[Provided records]

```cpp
int32_t keep_chan_stats(const float* x, float* part, int32_t N, int32_t HW, int32_t C, int32_t ld, int32_t P,
                        void* stream);
int32_t keep_norm_finalize(const float* part, const float* gamma, const float* beta, float* scale, float* shift,
                           int32_t N, int32_t HW, int32_t C, int32_t G, int32_t P, float eps, void* stream);
int32_t keep_group_stats(const float* x, const float* gamma, const float* beta, float* scale, float* shift, int32_t N,
                         int32_t HW, int32_t C, int32_t G, float eps, void* stream);
int32_t keep_affine_act(const float* x, const float* scale, const float* shift, float* out, int32_t N, int32_t HW,
                        int32_t C, int32_t act, void* stream);
int32_t keep_norm_act_bf16(const void* x, const float* scale, const float* shift, void* out, int32_t N, int32_t HW,
                           int32_t C, int32_t act, int32_t in_dtype , void* stream);
int32_t keep_gm_mlp(const float* a, const float* b, const void* w0_bf16, const void* w2_bf16, float* out, int64_t M,
                    int32_t C, void* stream);
int32_t keep_gm_ffn_x3(const float* src, const float* msg, const void* w0_x3, float w0_acc_scale, const void* w2p_x3, float w2_acc_scale,
                       const float* ln_gamma, const float* ln_beta, float ln_eps, float* out, int64_t M, int32_t C, int32_t hidden,
                       int32_t exact_act, void* stream);
int32_t keep_token_linear(const float* x, const void* w_bf16, const float* bias, void* out, int64_t M, int32_t K, int32_t N,
                          int32_t out_dtype, void* stream);
int32_t keep_gm_join(const float* a, const float* sa, const float* ha, const float* b, const float* sb,
// ... 95 lines not shown
```

Baseline: 288.7 frames/s.

## Fold merge projection into V weights and fuse LayerNorm into attention epilogue

Since the merge linear has no bias and attention output is linear in V, the merge weight is folded into the V slice of the qkv projection (Wm·Wv precomputed in double once). The attention packed-x3 kernel then applies LayerNorm plus an optional residual in its epilogue, with a cross-lane shuffle reduction over 128 channels. This removes a separate merge GEMM and a LayerNorm pass over the token map in each transformer layer. It costs extra registers in the epilogue, only works for the packed x3 form with D=Dv=128 and H=1, and changes rounding because the folded weight goes through x3 splitting.

```diff
diff --git a/comfyui-keep_amd/csrc/keep_attn.hip b/comfyui-keep_amd/csrc/keep_attn.hip
--- a/comfyui-keep_amd/csrc/keep_attn.hip
+++ b/comfyui-keep_amd/csrc/keep_attn.hip
@@ -27,6 +27,9 @@
   const float* q_amax;
   const float* k_amax;
   const float* v_amax;
+  const float* ln_gamma;
+  const float* ln_beta;
+  const float* ln_res;
 };
 
 enum AttnForm {
@@ -951,6 +954,45 @@
   }
 
   const float inv_l = inv_sv / l_run;
+  if constexpr (PACKED && DVT == 4 && NQ == 8) {
+    if (p.ln_gamma) {
+      float lng[4], lnb[4];
+#pragma unroll
+      for (int j = 0; j < 4; ++j) {
+        lng[j] = p.ln_gamma[j * 32 + l31];
+        lnb[j] = p.ln_beta[j * 32 + l31];
+      }
+      long base[16];
+      float rr[16][4];
+#pragma unroll
+      for (int r = 0; r < 16; ++r) {
+        const int t = q0 + wave * 32 + (r & 3) + 8 * (r >> 2) + 4 * lhi;
+        base[r] = t < p.Lq ? q_offset(p, b, t, p.o_bs, p.o_ts) + (long)head * p.o_hs : -1;
+#pragma unroll
+        for (int j = 0; j < 4; ++j) rr[r][j] = (p.ln_res && base[r] >= 0) ? p.ln_res[base[r] + j * 32 + l31] : 0.f;
+      }
+#pragma unroll
+      for (int r = 0; r < 16; ++r) {
+        const int qrow = (r & 3) + 8 * (r >> 2) + 4 * lhi;
+        const float il = __shfl(inv_l, qrow);
+        const float e[4] = {o[0][r] * il, o[1][r] * il, o[2][r] * il, o[3][r] * il};
+        float sm = (e[0] + e[1]) + (e[2] + e[3]);
+#pragma unroll
+        for (int x = 1; x < 32; x <<= 1) sm += __shfl_xor(sm, x);
+        const float mean = sm * (1.0f / 128.0f);
+        const float d[4] = {e[0] - mean, e[1] - mean, e[2] - mean, e[3] - mean};
+        float qq = (d[0] * d[0] + d[1] * d[1]) + (d[2] * d[2] + d[3] * d[3]);
+#pragma unroll
+        for (int x = 1; x < 32; x <<= 1) qq += __shfl_xor(qq, x);
+        const float rstd = 1.0f / sqrtf(qq * (1.0f / 128.0f) + 1e-5f);
+        if (base[r] >= 0) {
+#pragma unroll
+          for (int j = 0; j < 4; ++j) p.o[base[r] + j * 32 + l31] = d[j] * rstd * lng[j] + lnb[j] + rr[r][j];
+        }
+      }
+      return;
+    }
+  }
 #pragma unroll
   for (int r = 0; r < 16; ++r) {
     const int qrow = (r & 3) + 8 * (r >> 2) + 4 * lhi;
@@ -2146,6 +2188,10 @@
   p.n_img = a.n_img;
   p.q_amax = a.q_amax; p.k_amax = a.k_amax; p.v_amax = a.v_amax;
   p.kv_pack = nullptr;
+  const bool ln = (a.flags & KEEP_ATTN_LN_EPILOGUE) != 0;
+  p.ln_gamma = ln ? a.ln_gamma : nullptr;
+  p.ln_beta = ln ? a.ln_beta : nullptr;
+  p.ln_res = ln ? a.ln_residual : nullptr;
   const int dvt = a.Dv <= 32 ? 1 : (a.Dv <= 64 ? 2 : 4);
   p.nslices = cdiv(a.Dv, dvt * 32);
   pl = AttnPlan{ATTN_F32, a.Lq <= 32 ? 1 : 4, dvt, false, 0, 0};
@@ -2157,6 +2203,18 @@
   const size_t ntl = (size_t)(a.Lk + 31) / 32;
   const size_t win_tables = ntl * 32 * 4 + ntl * 16 + ntl * 32;
 
+  if (ln) {
+    const int64_t need = (int64_t)a.B * (int64_t)ntl * ((32 * (2 * 128 + 8) + 128 * 72) * 2L);
+    const bool ok = a.mma == KEEP_MMA_X3 && a.in_dtype == KEEP_F32 && rows16(a.q, a.q_bs, a.q_ts, a.q_hs, 4) &&
+                    rows16(a.k, a.k_bs, a.k_ts, a.k_hs, 4) && a.D == 128 && a.Dv == 128 && a.H == 1 && a.Lq >= 256 &&
+                    !(a.flags & (KEEP_ATTN_NO_X3 | KEEP_ATTN_NO_PACK)) && scratch_avail >= need;
+    if (!ok) {
+      keep_set_error("keep_attention: KEEP_ATTN_LN_EPILOGUE needs the packed x3 form (KEEP_MMA_X3, fp32 tensors with 16-byte aligned rows, "
+                     "D = Dv = 128, H = 1, Lq >= 256, a workspace of %lld bytes); got mma=%d D=%d Dv=%d H=%d Lq=%d workspace=%lld",
+                     (long long)need, a.mma, a.D, a.Dv, a.H, a.Lq, (long long)(scratch_avail == INT64_MAX ? -1 : scratch_avail));
+      return KEEP_EUNSUP;
+    }
+  }
   if (a.in_dtype == KEEP_BF16) {
     const bool ok = a.mma == KEEP_MMA_BF16 && a.D % 16 == 0 && a.Dv % 8 == 0 && rows16(a.q, a.q_bs, a.q_ts, a.q_hs, 8) &&
                     rows16(a.k, a.k_bs, a.k_ts, a.k_hs, 8) && rows16(a.v, a.v_bs, a.v_ts, a.v_hs, 8);
@@ -2252,6 +2310,7 @@
   const int rc_in = attn_args_in(a_in, a);
   if (rc_in != KEEP_OK) return rc_in;
   KEEP_REQUIRE(a.q && a.k && a.v && a.o, "keep_attention: null tensor pointer");
+  KEEP_REQUIRE(!(a.flags & KEEP_ATTN_LN_EPILOGUE) || (a.ln_gamma && a.ln_beta), "keep_attention: KEEP_ATTN_LN_EPILOGUE needs ln_gamma and ln_beta");
   AttnP p;
   AttnPlan pl;
   const bool ws_ok = a.workspace && (uintptr_t)a.workspace % 16 == 0;
diff --git a/comfyui-keep_amd/engine/hiplib.py b/comfyui-keep_amd/engine/hiplib.py
--- a/comfyui-keep_amd/engine/hiplib.py
+++ b/comfyui-keep_amd/engine/hiplib.py
@@ -18,6 +18,7 @@
 CONV_X1_HALO16 = 1 << 15
 CONV_X1_GEMM = 1 << 14
 ATTN_NO_PACK, ATTN_NO_SFULL2, ATTN_NO_X3, ATTN_NO_SMALL, ATTN_NO_TWO_PASS = 1, 2, 4, 8, 16
+ATTN_LN_EPILOGUE = 1 << 5
 
 _vp, _i32, _i64, _f32, _u32 = C.c_void_p, C.c_int32, C.c_int64, C.c_float, C.c_uint32
 STATUS_NONFINITE_LOGITS, STATUS_NONFINITE_TENSOR = 1, 2
@@ -44,7 +45,8 @@
                                     'o_bs', 'o_ts', 'o_hs')] + \
                [(n, _i32) for n in ('B', 'H', 'Lq', 'Lk', 'D', 'Dv')] + [('scale', _f32), ('mode', _i32)] + \
                [(n, _i32) for n in ('T', 'seg_len', 'img_h', 'img_w', 'ksplit', 'shift', 'kv_rot', 'n_img', 'mma', 'in_dtype')] + \
-               [('q_amax', _vp), ('k_amax', _vp), ('v_amax', _vp), ('workspace', _vp), ('workspace_bytes', _i64)]
+               [('q_amax', _vp), ('k_amax', _vp), ('v_amax', _vp), ('workspace', _vp), ('workspace_bytes', _i64),
+                ('ln_gamma', _vp), ('ln_beta', _vp), ('ln_residual', _vp)]
 
 
 _SIGNATURES = {
diff --git a/comfyui-keep_amd/engine/net.py b/comfyui-keep_amd/engine/net.py
--- a/comfyui-keep_amd/engine/net.py
+++ b/comfyui-keep_amd/engine/net.py
@@ -171,6 +171,12 @@
                 for n_ in self.w:
                     if n_.startswith('flownet.') and n_.endswith('.mlp.2.weight') and self.w[n_].shape[0] == 128:
                         self.o.ffn_w2_twin(self.w[n_])
+            if ops.FUSE_ATTN_LN:
+                for n_ in self.w:
+                    if n_.startswith('flownet.model.transformer.layers.') and n_.endswith('.qkv.weight'):
+                        p_ = n_[:-len('.qkv.weight')]
+                        if f'{p_}.merge.weight' in self.w and f'{p_}.merge.bias' not in self.w:
+                            self.o.gm_mv_twin(self.w[n_], self.w[f'{p_}.merge.weight'])
             if ops.UP2_PHASES:
                 for i, (kind, _, _) in enumerate(generator_blocks(self.cfg)):
                     if kind == 'up':
@@ -499,26 +505,36 @@
         Ltok = h8 * w8
         wqkv = w[f'{p}.qkv.weight']
         o = torch.empty_like(src)
+        n1 = (w[f'{p}.norm1.weight'], w[f'{p}.norm1.bias'], 1e-5)
+        fold = (self.o.mma == L.MMA_X3 and self.o.blobx3 is not None and f'{p}.merge.bias' not in w
+                and self.o.attn_ln_fusable(Lq=Ltok // 4, D=C, Dv=C, img_h=h8, img_w=w8))
+        x3 = [{}, {}]
+        if fold:
+            wqkv, tx3, asc = self.o.gm_mv_twin(wqkv, w[f'{p}.merge.weight'])
+            x3 = [dict(wx3=tx3[:2 * C * C], x3_acc_scale=asc), dict(wx3=tx3[2 * C * C:], x3_acc_scale=asc)]
         if tgt is src:
-            qkv = self.o.linear(src, wqkv, out_bf16=True, bounded=True, n_img=n_img)
+            qkv = self.o.linear(src, wqkv, out_bf16=True, bounded=True, n_img=n_img, **({} if not fold else dict(wx3=tx3, x3_acc_scale=asc)))
             q, k, v = qkv, ops.offset(qkv, C), ops.offset(qkv, 2 * C)
             sq = skv = (Ltok * 3 * C, 3 * C, 0)
         else:
-            q = self.o.linear(src, wqkv[:C], out_bf16=True, bounded=True, n_img=n_img)
-            kv = self.o.linear(tgt, wqkv[C:], out_bf16=True, bounded=True, n_img=n_img)
+            q = self.o.linear(src, wqkv[:C], out_bf16=True, bounded=True, n_img=n_img, **x3[0])
+            kv = self.o.linear(tgt, wqkv[C:], out_bf16=True, bounded=True, n_img=n_img, **x3[1])
             k, v = kv, ops.offset(kv, C)
             sq, skv = (Ltok * C, C, 0), (Ltok * 2 * C, 2 * C, 0)
         self.o.attention(q, k, v, o, B=n_img * 4, H=1, Lq=Ltok // 4, Lk=Ltok // 4, D=C, Dv=C, scale=1.0 / (C ** 0.5),
                       q_str=sq, k_str=skv, v_str=skv, o_str=(Ltok * C, C, 0), mode=2, img_h=h8, img_w=w8, ksplit=2,
-                      shift=shift, kv_rot=kv_rot, n_img=n_img)
-        n1 = (w[f'{p}.norm1.weight'], w[f'{p}.norm1.bias'], 1e-5)
+                      shift=shift, kv_rot=kv_rot, n_img=n_img, ln=n1[:2] if fold else None, residual=src if (fold and not ffn) else None)
+        if fold and not ffn:
+            return o
         fuse = self.o.ln_fusable(w[f'{p}.merge.weight'], Ltok)
         if not ffn:
             if fuse:
                 return self.o.linear(o, w[f'{p}.merge.weight'], bounded=True, n_img=n_img, ln=n1, residual=src)
             m = self.o.linear(o, w[f'{p}.merge.weight'], bounded=True, n_img=n_img)
             return ops.layernorm(m, n1[0], n1[1], res=src)
-        if fuse:
+        if fold:
+            m = o
+        elif fuse:
             m = self.o.linear(o, w[f'{p}.merge.weight'], bounded=True, n_img=n_img, ln=n1)
         else:
             m = ops.layernorm(self.o.linear(o, w[f'{p}.merge.weight'], bounded=True, n_img=n_img), n1[0], n1[1])
diff --git a/comfyui-keep_amd/engine/ops.py b/comfyui-keep_amd/engine/ops.py
--- a/comfyui-keep_amd/engine/ops.py
+++ b/comfyui-keep_amd/engine/ops.py
@@ -7,6 +7,7 @@
 
 TOKEN_LINEAR = os.environ.get('KEEP_NO_TOKEN_LINEAR') is None
 UP2_PHASES = os.environ.get('KEEP_X3_UP2', '1') != '0'
+FUSE_ATTN_LN = os.environ.get('KEEP_X3_FUSE_ATTN_LN', '1') != '0'
 FUSE_LN = os.environ.get('KEEP_X3_FUSE_LN', '1') != '0'
 USE_BK256 = bool(int(os.environ.get('KEEP_BK256', '0')))
 HALO_PRENORM_MINPIX = int(os.environ.get('KEEP_HALO_PRENORM_MINPIX', '0'))
@@ -84,6 +85,7 @@
         self.x1_flags = L.CONV_X1_GEMM
         self.x1_base = L.MMA_X3
         self.x1_base_kernel = None
+        self._attn_ln = {}
         self.census = None
 
     def begin_forward(self, device):
@@ -173,6 +175,17 @@
             wp = ffn_w2_perm(w2)
             sc = x3_scale_for(float(wp.abs().max()))
             tw = self._up2[key] = (split_x3(wp, sc).view(-1), 1.0 / sc)
+        return tw
+
+    def gm_mv_twin(self, wqkv, wm):
+        key = ('gm_mv', wqkv.data_ptr(), tuple(wqkv.shape))
+        tw = self._up2.get(key)
+        if tw is None:
+            C = wqkv.shape[1]
+            assert tuple(wqkv.shape) == (3 * C, C) and tuple(wm.shape) == (C, C) and C % 16 == 0, (tuple(wqkv.shape), tuple(wm.shape))
+            wmv = fold_merge(wqkv, wm)
+            sc = x3_scale_for(float(wmv.abs().max()))
+            tw = self._up2[key] = (wmv, split_x3(wmv, sc).view(-1), 1.0 / sc)
         return tw
 
     def gm_ffn_x3(self, src, msg, w0, w2, gamma, beta, eps):
@@ -351,7 +364,7 @@
         return (out, st) if stats else out
 
     def linear(self, x, w, bias=None, *, act=L.ACT_NONE, residual=None, pro=None, pro_act=L.PRO_NONE, cin=None, in_off=0,
-               n_img=None, out_bf16=False, bounded=False, x_amax=None, x2=None, ln=None, want_amax=False):
+               n_img=None, out_bf16=False, bounded=False, x_amax=None, x2=None, ln=None, want_amax=False, wx3=None, x3_acc_scale=None):
         shp = x.shape
         ld = shp[-1]
         M = x.numel() // ld
@@ -366,7 +379,8 @@
         x24 = None if x2 is None else x2.reshape(n_img, M // n_img, 1, x2.shape[-1])
         res4 = None if residual is None else residual.reshape(n_img, M // n_img, 1, residual.shape[-1])
         y = self.conv(x4, w, bias, stride=1, pad=0, ksize=1, pro=pro, pro_act=pro_act, act=act, residual=res4, cin=cin,
-                      in_off=in_off, out_bf16=out_bf16, bounded=bounded, x_amax=x_amax, x2=x24, ln=ln, stats='amax' if want_amax else False)
+                      in_off=in_off, out_bf16=out_bf16, bounded=bounded, x_amax=x_amax, x2=x24, ln=ln, stats='amax' if want_amax else False,
+                      wx3=wx3, x3_acc_scale=x3_acc_scale)
         if want_amax:
             y, st = y
             return y.reshape(*shp[:-1], w.shape[0]), (None if st is None else st.amax)
@@ -437,8 +451,9 @@
         return out, am
 
     def attention(self, q, k, v, o, *, B, H, Lq, Lk, D, Dv, scale, q_str, k_str, v_str, o_str, mode=0, T=0, seg_len=0,
-                  img_h=0, img_w=0, ksplit=0, shift=0, kv_rot=0, n_img=0, mma=None, probe=False, amax=None):
+                  img_h=0, img_w=0, ksplit=0, shift=0, kv_rot=0, n_img=0, mma=None, probe=False, amax=None, ln=None, residual=None):
         mma = self.attn_mma if mma is None else mma
+        assert ln is not None or residual is None, 'a residual rides on the LayerNorm epilogue'
         in_dtype = L.F32
         if q.dtype == torch.bfloat16:
             assert k.dtype == torch.bfloat16 and v.dtype == torch.bfloat16
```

[/Provided records]

--- What is required ---
Your answer should be a single number: how many lines of the material contain the word "endswith".

--- Result of this exercise ---
2